1. K-means Clustering — 5-Step Algorithm

Section titled “1. K-means Clustering — 5-Step Algorithm”

K-means Clustering Concepts

Assume K is already decided (e.g., K = 3 means we want 3 DCs).

  1. Randomly select K initial centroids: Choose K arbitrary points as starting locations.
  2. Calculate Euclidean distance: From every point to each centroid. Each customer gets K distance values.
  3. Assign each data point to its nearest centroid: Form clusters.
  4. Recompute centroid for each cluster: New centroid = average of all points currently in that cluster.
  5. Repeat steps 3 & 4 until convergence: Convergence = centroids stop moving AND no data point changes its cluster.

Distance from customer (xi, yi) to centroid k (μk, ηk): d(i → k) = √ [ (xi − μk)² + (yi − ηk)² ]

After forming clusters, recompute each centroid as the mean of its members: New centroid = ( Σxi / n , Σyi / n ) (x-coordinate = average of all xi in cluster; y-coordinate = average of all yi in cluster)


WCSS = sum of squared distances from every point to its cluster centroid.

  • Measures how compact / tight the clusters are.
  • Lower WCSS = customers are closer to their DC = better responsiveness.

As K increases, WCSS always decreases — more clusters mean tighter groupings.

  • K = 1: All 811 in one cluster → WCSS is maximum.
  • K = 811: Every customer is its own cluster → WCSS = 0 (infeasible).

Neither extreme is practical → need to find the sweet spot using the Elbow Method.


Plot WCSS (y-axis) vs K (x-axis).
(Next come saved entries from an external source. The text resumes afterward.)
+        if (!pt.put(r, v)) return false;
+        continue;
+      }
+      const int64_t pb = pt.priv_base((int)slot);
+      if (pb < 0 || !pt.put((int32_t)(pb + st_morton(lx, ly)), v)) return false;
+    }
+  return true;
+}
+
 static void build_qtstrips(std::vector<QCand>& cands, int32_t ntiles, int D, std::vector<QStrip>& strips, std::vector<int32_t>& tab,
-                           int64_t* n_taken) {
+                           int64_t* n_taken, QPatches* pt = nullptr) {
   strips.clear();
   tab.clear();
   *n_taken = 0;
@@ -474,8 +559,9 @@
             const int s0 = stack.back().first, hh = stack.back().second;
             stack.pop_back();
             const int wmax = (int)x - s0;
-            for (int w = std::min(wmax, 1000); w >= std::max(1, std::min(wmax, 1000) - 3); --w) {
-              const int64_t g = qt_gain(w, hh, D);
+            const int wtop = std::min(wmax, 1000);
+            for (int w = wtop; w >= std::max(1, wtop - 3); --w) {
+              const int64_t g = qt_gain(w, hh, D) - (pt ? (int64_t)(wtop - w) * hh * QT_SLIVER : 0);
               if (g > best) { best = g; bu = s0; bv = (int)y - hh + 1; bw = w; bh = hh; }
             }
             start = s0;
@@ -485,7 +571,7 @@
       }
       if (best <= 0) break;
       const int TW = bw + 2, TH = bh + 2;
-      std::vector<int32_t> t((size_t)TW * TH, -1);
+      std::vector<int32_t> t((size_t)TW * TH, -1), to((size_t)TW * TH, 0);
       bool good = true;
       auto inside = [&](int i, int j) { return i >= 1 && i <= bw && j >= 1 && j <= bh; };
       for (int j = 1; j <= bh && good; ++j)
@@ -496,20 +582,34 @@
           for (int d = 0; d < 8 && good; ++d) {
             const int i2 = i + ddx[d], j2 = j + ddy[d];
             int32_t& slot = t[(size_t)j2 * TW + i2];
+            int32_t& slot_o = to[(size_t)j2 * TW + i2];
             if (inside(i2, j2)) {
               const int32_t c2 = grid[(size_t)((bv + j2 - 1) * GW + (bu + i2 - 1))];
-              if (cands[(size_t)c2].tile != q.nbr[d]) good = false;
-            } else if (slot < 0) slot = q.nbr[d];
-            else if (slot != q.nbr[d]) good = false;
+              if (cands[(size_t)c2].tile != q.nbr[d] || q.ori[d] != 0) good = false;
+            } else if (slot < 0) { slot = q.nbr[d]; slot_o = q.ori[d]; }
+            else if (slot != q.nbr[d] || slot_o != q.ori[d]) good = false;
           }
         }
+      if (good && pt) {
+        pt->begin();
+        for (int j = 1; j <= bh && good; ++j)
+          for (int i = 1; i <= bw && good; ++i) {
+            const QCand& q = cands[(size_t)grid[(size_t)((bv + j - 1) * GW + (bu + i - 1))]];
+            if (q.tix >= 0) good = patch_tile(q, i, j, TW, t, to, D, *pt);
+          }
+      }
       if (!good) {
         for (int j = 0; j < bh; ++j)
           for (int i = 0; i < bw; ++i) grid[(size_t)((bv + j) * GW + (bu + i))] = -2;
         continue;
       }
       const int32_t toff = (int32_t)tab.size();
+      for (size_t k = 0; k < t.size(); ++k) tab.push_back(t[k] < 0 ? 0 : t[k] * FUSED_P | to[k] << QT_ORI_SHIFT);
       for (int32_t tile : t) tab.push_back(tile < 0 ? 0 : tile * FUSED_P);
+      if (pt) {
+        for (const auto& pr : pt->r_priv) tab[(size_t)toff + t.size() + (size_t)pr.first] = (int32_t)(pt->priv_row0 + (int64_t)(pt->priv_used + pr.second) * FUSED_P);
+        pt->commit();
+      }
       for (int j = 0; j < bh; ++j)
         for (int i = 0; i < bw; ++i) {
           int32_t& c = grid[(size_t)((bv + j) * GW + (bu + i))];
@@ -524,7 +624,7 @@
         q.x0 = x0; q.w = std::min(use, X1 - x0); q.xs = x0 - lead;
         q.y0 = Y0; q.y1 = Y1;
         q.xlo = X0 - D; q.xhi = X1 - 1 + D; q.ylo = Y0 - D; q.yhi = Y1 - 1 + D;
-        q.tab = toff; q.tws = TW;
+        q.tab = toff; q.tws = TW; q.tabc = toff + TW * TH;
         strips.push_back(q);
       }
     }
@@ -607,12 +707,20 @@
 static void ensure_rows(const dsph_plan* plan, FusedPlan* fp) {
   if (fp->rows_tried) return;
   fp->rows_tried = true;
-  if (struct_build_rows(plan, &fp->d_gvals8, &fp->d_gdiag, &fp->d_rowflag) != DSPH_OK) {
+  const int64_t tiles = (plan->n_cols + FUSED_P - 1) / FUSED_P;
+  int64_t cap = 64;
+  while ((cap - 64) * (cap - 64) < 64 * tiles) cap += 8;
+  cap = std::min(cap, tiles);
+  if ((tiles + cap) * FUSED_P > 0x7fffffffLL) cap = 0;
+  fp->priv_row0 = tiles * FUSED_P;
+  fp->priv_cap = (int)cap;
+  if (struct_build_rows(plan, (tiles + cap) * FUSED_P, &fp->d_gvals8, &fp->d_gdiag, &fp->d_rowflag) != DSPH_OK) {
     if (fp->d_gvals8) (void)hipFree(fp->d_gvals8);
     if (fp->d_gdiag) (void)hipFree(fp->d_gdiag);
     if (fp->d_rowflag) (void)hipFree(fp->d_rowflag);
     fp->d_gvals8 = fp->d_gdiag = nullptr;
     fp->d_rowflag = nullptr;
+    fp->priv_cap = 0;
   }
 }
 
@@ -831,7 +939,7 @@
   return c;
 }
 
-static void quad_strips5(const Graph& g, int D, const Classes& c, FusedTiles& ft, HostTables& h) {
+static void quad_strips5(const Graph& g, int D, const Classes& c, const FusedPlan* fp, FusedTiles& ft, HostTables& h) {
   std::vector<QCand> cands;
   cands.reserve(c.r_in.size() + c.t_in.tiles.size());
   for (int32_t t : c.r_in) cands.push_back(morton_cand(t, g.ntiles));
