__global__ void __launch_bounds__(256)
nn16_prep_kernel(const float *__restrict__ Fa, int na, _Float16 *__restrict__ Ha, float *__restrict__ nrma, float *__restrict__ bmaxa, float *__restrict__ bmina,
                 const float *__restrict__ Fb, int nb, _Float16 *__restrict__ Hb, float *__restrict__ nrmb, float *__restrict__ bmaxb, float *__restrict__ bminb,
                 uint32_t *__restrict__ seed_b, unsigned long long *__restrict__ seed64_b, int32_t *__restrict__ counters, int zero_counters, int nblk_a,
                 uint32_t *__restrict__ yshare_a, lr_zargs z)
{
    __shared__ float s_m[4], s_n[4];
    if (z.descs) { const lr_pair_desc d = z.descs[blockIdx.z]; Fa = d.F0; na = d.n0; Fb = d.F1; nb = d.n1; }
    lr_z(bmina, z, blockIdx.z); lr_z(bminb, z, blockIdx.z);
    lr_z(Ha, z, blockIdx.z); lr_z(nrma, z, blockIdx.z); lr_z(bmaxa, z, blockIdx.z); lr_z(Hb, z, blockIdx.z); lr_z(nrmb, z, blockIdx.z);
    lr_z(bmaxb, z, blockIdx.z); lr_z(seed_b, z, blockIdx.z); lr_z(seed64_b, z, blockIdx.z); lr_z(counters, z, blockIdx.z); lr_z(yshare_a, z, blockIdx.z);
    if (counters && blockIdx.x == 0 && (int)threadIdx.x < LR_CNT_TOTAL) {
        const int k = threadIdx.x;
// ... 158 lines not shown
        atomicMin(&o.seed_range[0], __float_as_uint(lo));
        atomicMax(&o.seed_range[1], __float_as_uint(hi));
    }
}
__device__ __forceinline__ bool ex_bad8(const f32x4 &u, const f32x4 &v)
{
    const float big = fmaxf(fmaxf(fmaxf(fabsf(u.x), fabsf(u.y)), fmaxf(fabsf(u.z), fabsf(u.w))), fmaxf(fmaxf(fabsf(v.x), fabsf(v.y)), fmaxf(fabsf(v.z), fabsf(v.w))));
    return !(big <= 65504.0f) || u.x != u.x || u.y != u.y || u.z != u.z || u.w != u.w || v.x != v.x || v.y != v.y || v.z != v.z || v.w != v.w;
}

#ifdef LR_PB_PROBE
__device__ unsigned long long lr_pb_stat[16];
#define LR_PROBE(...) __VA_ARGS__
#else
#define LR_PROBE(...)
#endif
#define LR_PB_WAVES 3
template <bool SIGN>
__global__ void __launch_bounds__(256) __attribute__((amdgpu_waves_per_eu(LR_PB_WAVES, LR_PB_WAVES)))
nn16_passb_kernel(lr_pb_tail tail_first , unsigned long long *clk_on,
                  const _Float16 *__restrict__ Hq, int na_host, const int32_t *__restrict__ rowmap, const int32_t *__restrict__ na_dev,
                  const _Float16 *__restrict__ Hc, const float *__restrict__ nC, int nb,
                  int tiles_per_strip, const float *__restrict__ tau, int32_t *__restrict__ cand_cnt, int32_t *__restrict__ cand,
                  const int32_t *__restrict__ colmap, const float *__restrict__ tile_min, const uint32_t *__restrict__ row_bound,
                  const int32_t *__restrict__ rev_offs, const uint32_t *__restrict__ rev_range, float *__restrict__ yfin, int yfin_stride,
                  uint32_t *__restrict__ yshare, int32_t *__restrict__ form_miss, lr_thr_in thr, lr_pb_grid pg, lr_zargs z)
{
    int logical;
    if (!lr_xcd_block(pg.total, logical)) return;
    const int bx = logical % pg.gx, by = (logical / pg.gx) % pg.gy, pair = logical / (pg.gx * pg.gy);
    if (z.descs) {
        const lr_pair_desc d = z.descs[pair];
        na_host = pg.dir ? d.n1 : d.n0; nb = pg.dir ? d.n0 : d.n1;
    }
    lr_z(Hq, z, pair); lr_z(rowmap, z, pair); lr_z(na_dev, z, pair); lr_z(Hc, z, pair); lr_z(nC, z, pair); lr_z(tau, z, pair);
    lr_z(cand_cnt, z, pair); lr_z(cand, z, pair); lr_z(colmap, z, pair); lr_z(tile_min, z, pair); lr_z(row_bound, z, pair); lr_z(rev_offs, z, pair); lr_z(rev_range, z, pair);
    lr_z(thr.nQ, z, pair); lr_z(thr.range_c, z, pair); lr_z(yfin, z, pair); lr_z(yshare, z, pair);
    const int na = na_dev ? *na_dev : na_host;
    if (bx * LR_BLOCK_ROWS >= na) return;
    float max_nc = 0.0f, min_nc = 0.0f;
    if (thr.range_c) { max_nc = thr.range_c[0]; min_nc = thr.range_c[1]; }
    const bool sign_ok = thr.range_c != nullptr && min_nc > 0.0f && max_nc < LR_INF && max_nc - min_nc <= 1e-4f * max_nc && true;
    if (sign_ok != SIGN) {
        if (pg.only && form_miss && bx == 0 && by == 0 && threadIdx.x == 0) { lr_z(form_miss, z, pair); *form_miss = 1; }
        return;
    }
    const float xhat = SIGN ? 0.5f * min_nc : 0.0f;
    __shared__ int s_limit[4];
    __shared__ unsigned long long s_clk[2];
    if (clk_on && threadIdx.x == 0) { s_clk[0] = __builtin_amdgcn_s_memtime(); s_clk[1] = __builtin_amdgcn_s_memrealtime(); }
    constexpr int CH = LR_PB_CH;
    constexpr int XOFF = CH * 32 * LR_LDS_ROW;
    constexpr int BUF = XOFF + (SIGN ? 0 : CH * 32 * 4);
    __shared__ __attribute__((aligned(16))) unsigned char lds_a[BUF];
    __shared__ __attribute__((aligned(16))) unsigned char lds_b[BUF];
    constexpr int WL = (LR_PB_CH >= 8 && !SIGN) ? (LR_PB_WLIST * 7) / 8 : LR_PB_WLIST;
    __shared__ uint2 wlist[4][WL];
    __shared__ __attribute__((aligned(16))) float s_Y[LR_BLOCK_ROWS];
    __shared__ float s_D[LR_BLOCK_ROWS], s_N1[LR_BLOCK_ROWS], s_N2[LR_BLOCK_ROWS];
    __shared__ unsigned s_att[2];
    const int tid = threadIdx.x, wave = __builtin_amdgcn_readfirstlane(tid >> 6), lane = tid & 63;
    const int c16 = lane & 15, kb = lane >> 4;
    const int row0 = bx * LR_BLOCK_ROWS + wave * 64;
    LR_PROBE(int n_visits = 0, n_hits = 0, n_rounds = 0, n_groups = 0, n_tk_derive = 0, n_tk_flush = 0, n_tk_a = 0, n_tk_b = 0;
             const unsigned long long tk_start = __builtin_amdgcn_s_memrealtime(); unsigned long long tk_walk = 0;)
    int ntiles = (nb + 31) >> 5;
    int my_strips = pg.gy;
    if (tile_min) {
        if (tid == 0) {
            const float lo = __uint_as_float(rev_range[0]), scale = rs_scale(lo, __uint_as_float(rev_range[1]));
            const float sv = __uint_as_float(row_bound[rowmap[bx * LR_BLOCK_ROWS]]);
            const int b = rs_bucket(sv, lo, scale);
            s_limit[0] = ((b + 1 < LR_RS_BUCKETS ? rev_offs[b + 1] : nb) + 31) >> 5;
        }
        __syncthreads();
        ntiles = min(ntiles, s_limit[0]);
        my_strips = min(pg.gy, (ntiles + tiles_per_strip - 1) / tiles_per_strip);
        if (by >= my_strips) return;
        tiles_per_strip = (ntiles + my_strips - 1) / my_strips;
    }
    const int t_begin = by * tiles_per_strip;
    const int t_end = min(ntiles, t_begin + tiles_per_strip);
    const int nchunks = t_end > t_begin ? (t_end - t_begin + CH - 1) / CH : 0;

    f16x8 a16[4];
#pragma unroll
    for (int rbk = 0; rbk < 4; ++rbk) {
        int row = min(row0 + 16 * rbk + c16, na - 1);
        if (rowmap) row = rowmap[row];
        a16[rbk] = *reinterpret_cast<const f16x8 *>(Hq + (size_t)row * 32 + 8 * kb);
    }

    f32x4 stage[CH / 2];
    float stage_n = 0.0f;

    {
        const int rw = bx * LR_BLOCK_ROWS + tid;
        float Dv = LR_INF;
        if (thr.nQ && rw < na) {
// ... 582 lines not shown
    lr_workspace *ws = c.ws;
    hipLaunchKernelGGL(nn16_prep_kernel, dim3(lr_cdiv(n0, 32) + lr_cdiv(n1, 32), 1, c.pairs), dim3(256), 0, c.st, F0, n0, ws->H0, ws->nrm0, ws->bmax0, ws->bmin0,
                       F1, n1, ws->H1, ws->nrm1, ws->bmax1, ws->bmin1, ws->rev_seed, ws->rev_seed64, ws->counters, zero_counters ? 1 : 0, lr_cdiv(n0, 32), ws->yshare, c.z);
    hipLaunchKernelGGL(nn16_range_kernel, dim3(2, 1, c.pairs), dim3(256), 0, c.st, n0, (const float *)ws->bmax0, (const float *)ws->bmin0, n1, (const float *)ws->bmax1,
                       (const float *)ws->bmin1, ws->nn_range, c.pairs == 1 ? ws->form_dev : (int32_t *)nullptr, c.z);
    LR_LAUNCH_CHECK();
    return LR_OK;
}
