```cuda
extern "C" int cdn_ctdet_post_affine(float* d_dets, int batch, int K, const double* h_trans, cdn_stream_t stream) {
  CDN_CHECK(d_dets && h_trans && batch >= 0 && K >= 1, CDN_ERR_INVALID, "post_affine: bad arguments");
  if (batch == 0) return 0;
  double* d_t = nullptr;
  CDN_CUDA(cudaMalloc(&d_t, (size_t)batch * 6 * sizeof(double)));
// ... 40 lines not shown
```

### codenet_b200/csrc/engine.cu

```cuda
#include "layers.cuh"
#include <algorithm>
#include <mutex>

static thread_local char g_err[1024] = "";
unsigned g_cdn_debug_flags = 0;

int cdn_fail(int code, const char* fmt, ...) {
  va_list ap; va_start(ap, fmt); vsnprintf(g_err, sizeof(g_err), fmt, ap); va_end(ap);
  return code;
}
std::mutex& cdn_attr_mutex() { static std::mutex m; return m; }
int cdn_num_sms() {
  static int sms[64] = {};
  int dev = 0;
  if (cudaGetDevice(&dev) != cudaSuccess || dev < 0 || dev >= 64) return 148;
  std::lock_guard<std::mutex> lk(cdn_attr_mutex());
  if (!sms[dev]) { cudaDeviceGetAttribute(&sms[dev], cudaDevAttrMultiProcessorCount, dev); if (sms[dev] <= 0) sms[dev] = 148; }
  return sms[dev];
}

int dev_requant_upload(DevRequant& d, const cdn_requant* rq, const int32_t* acc_bias_host, int n_pad) {
  CDN_CHECK(rq && rq->n <= n_pad, CDN_ERR_INVALID, "requant: n=%d exceeds padded size %d", rq ? rq->n : -1, n_pad);
  std::vector<float> Mh(n_pad, 0.f), Bh(n_pad, 0.f), thr(n_pad, 0.5f);
  std::vector<double> M(n_pad, 0.0), B(n_pad, 0.0);
// ... 225 lines not shown
  if (int r = dw_device_build(L->dw, wq, sc->ws, C, pitch, zx, rq)) { delete L; return r; }
  if (int r = deform_scale_build(L->dw, &L->sc, L->ws.data(), C, zx)) { dw_device_free(L->dw); delete L; return r; }
  *out = L;
  return 0;
}
extern "C" int cdn_deform_layer_run(cdn_deform_layer* L, const int8_t* d_in, int in_pitch, int batch, int H, int W, int in_shift,
                                    int8_t* d_out, int out_pitch, float* d_sval, cdn_stream_t stream) {
  CDN_CHECK(L != nullptr, CDN_ERR_INVALID, "null deform layer");
  CDN_CHECK(std::min(in_pitch, out_pitch) >= L->Cp, CDN_ERR_INVALID, "deform layer: pitch smaller than the layer's %d", L->Cp);
  return deform_launch(L->dw, &L->sc, d_in, in_pitch, d_out, out_pitch, batch, H, W, in_shift, L->zx, d_sval, (cudaStream_t)stream);
}
extern "C" int cdn_deform_layer_destroy(cdn_deform_layer* L) {
  if (!L) return 0;
  cudaSetDevice(L->device);
  dw_device_free(L->dw);
  delete L;
  return 0;
}

static int decode_standalone(const float* d_hm, const float* d_wh, const float* d_reg, int batch, int cat, int H, int W,
                             int K, int is_prob, float* d_dets, int32_t* d_inds, cdn_stream_t stream) {
  unsigned long long* scratch = nullptr;
  CDN_CHECK(batch >= 0 && cat >= 1 && H >= 1 && W >= 1, CDN_ERR_INVALID, "decode: bad shape");
  size_t n = (size_t)batch * cat * H * W;
  CDN_CUDA(cudaMalloc(&scratch, (n ? n : 1) * sizeof(unsigned long long) + ((size_t)batch + 1) * sizeof(unsigned int)));
  long long hw = (long long)H * W;
  int r = decode_launch(d_hm, cat * hw, d_wh, 2 * hw, d_reg, 2 * hw, batch, cat, H, W, K, is_prob, scratch,
                        (unsigned int*)(scratch + (n ? n : 1)), d_dets, d_inds, (cudaStream_t)stream);
  cudaError_t e = cudaStreamSynchronize((cudaStream_t)stream);
  if (!r && e != cudaSuccess) r = cdn_fail(CDN_ERR_CUDA, "decode: %s", cudaGetErrorString(e));
  cudaFree(scratch);
  return r;
}
extern "C" size_t cdn_ctdet_decode_ws_bytes(int batch, int cat, int H, int W) {
  if (batch < 0 || cat < 1 || H < 1 || W < 1) return 0;
  size_t n = (size_t)batch * cat * H * W;
  return (n ? n : 1) * sizeof(unsigned long long) + ((size_t)batch + 1) * sizeof(unsigned int);
}
extern "C" int cdn_ctdet_decode_ws(const float* d_hm, long long hm_img_stride, const float* d_wh, long long wh_img_stride,
                                   const float* d_reg, long long reg_img_stride, int batch, int cat, int H, int W,
                                   int K, int is_prob, float* d_dets, int32_t* d_inds, void* d_ws, size_t ws_bytes,
                                   cdn_stream_t stream) {
  CDN_CHECK(batch >= 0 && cat >= 1 && H >= 1 && W >= 1, CDN_ERR_INVALID, "decode: bad shape");
  CDN_CHECK(d_ws && ((uintptr_t)d_ws & 7) == 0 && ws_bytes >= cdn_ctdet_decode_ws_bytes(batch, cat, H, W), CDN_ERR_INVALID,
            "decode: workspace of %zu bytes (8-byte aligned) needed, got %zu", cdn_ctdet_decode_ws_bytes(batch, cat, H, W), ws_bytes);
  size_t n = (size_t)batch * cat * H * W;
  long long hw = (long long)H * W;
  CDN_CHECK((!hm_img_stride || hm_img_stride >= cat * hw) && (!wh_img_stride || wh_img_stride >= 2 * hw) &&
            (!reg_img_stride || reg_img_stride >= 2 * hw), CDN_ERR_INVALID, "decode: image stride smaller than one image");
  unsigned long long* scratch = (unsigned long long*)d_ws;
  return decode_launch(d_hm, hm_img_stride ? hm_img_stride : cat * hw, d_wh, wh_img_stride ? wh_img_stride : 2 * hw, d_reg,
                       reg_img_stride ? reg_img_stride : 2 * hw, batch, cat, H, W, K, is_prob, scratch,
                       (unsigned int*)(scratch + (n ? n : 1)), d_dets, d_inds, (cudaStream_t)stream);
}
extern "C" int cdn_ctdet_decode(const float* d_hm, const float* d_wh, const float* d_reg, int batch, int cat, int H, int W,
                                int K, float* d_dets, int32_t* d_inds, cdn_stream_t stream) {
  return decode_standalone(d_hm, d_wh, d_reg, batch, cat, H, W, K, 0, d_dets, d_inds, stream);
}
extern "C" int cdn_ctdet_decode_prob(const float* d_heat, const float* d_wh, const float* d_reg, int batch, int cat, int H,
                                     int W, int K, float* d_dets, int32_t* d_inds, cdn_stream_t stream) {
  return decode_standalone(d_heat, d_wh, d_reg, batch, cat, H, W, K, 1, d_dets, d_inds, stream);
}
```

The curve drops steeply at first, then flattens. The bend = elbow. The K at the elbow = optimal number of DCs (best balance of responsiveness vs cost). Beyond elbow: adding more DCs gives little additional benefit in WCSS but raises cost significantly.

  • 1 → 2 clusters: large gain
  • 2 → 3 clusters: large gain
  • 3 → 4 clusters: significant gain
  • 4 → 5 clusters: small gain
  • 5 → 6+: very marginal reduction Elbow at K = 4 → optimal number of DCs = 4

(K = 5 is acceptable if budget allows, but final decision depends on strategic targets)


5. K-means Output → Input to Optimization Model

Section titled “5. K-means Output → Input to Optimization Model”

K-means gives cluster centroids (proposed DC lat/long) and customer-to-DC mapping. These are then fed into a full optimization model to refine the solution further.

StageDetail
K-means OutputCluster centroids (proposed DC locations), Customer-to-DC mapping
Used as input to…Optimization model (LP / CPLP)
Optimization adds…Capacity constraints, demand constraints, transport cost, vehicle routing
Final outputExact DC locations, which DC serves which customers, routing plan

  • K-means Algorithm: 5 steps — random centroids → distance calc → assign → recompute centroid → repeat till convergence.
  • Euclidean Distance: d = √[(xi−μk)² + (yi−ηk)²]
  • Centroid Formula: (Σxi/n, Σyi/n)
  • WCSS: Σ squared distances from each point to its centroid. Lower = tighter clusters.
  • Elbow Method: Plot WCSS vs K, find bend. K at elbow is optimal number of DCs.
  • Case result: Elbow at K = 4. K-means outputs feed into LP optimization model for final refinement.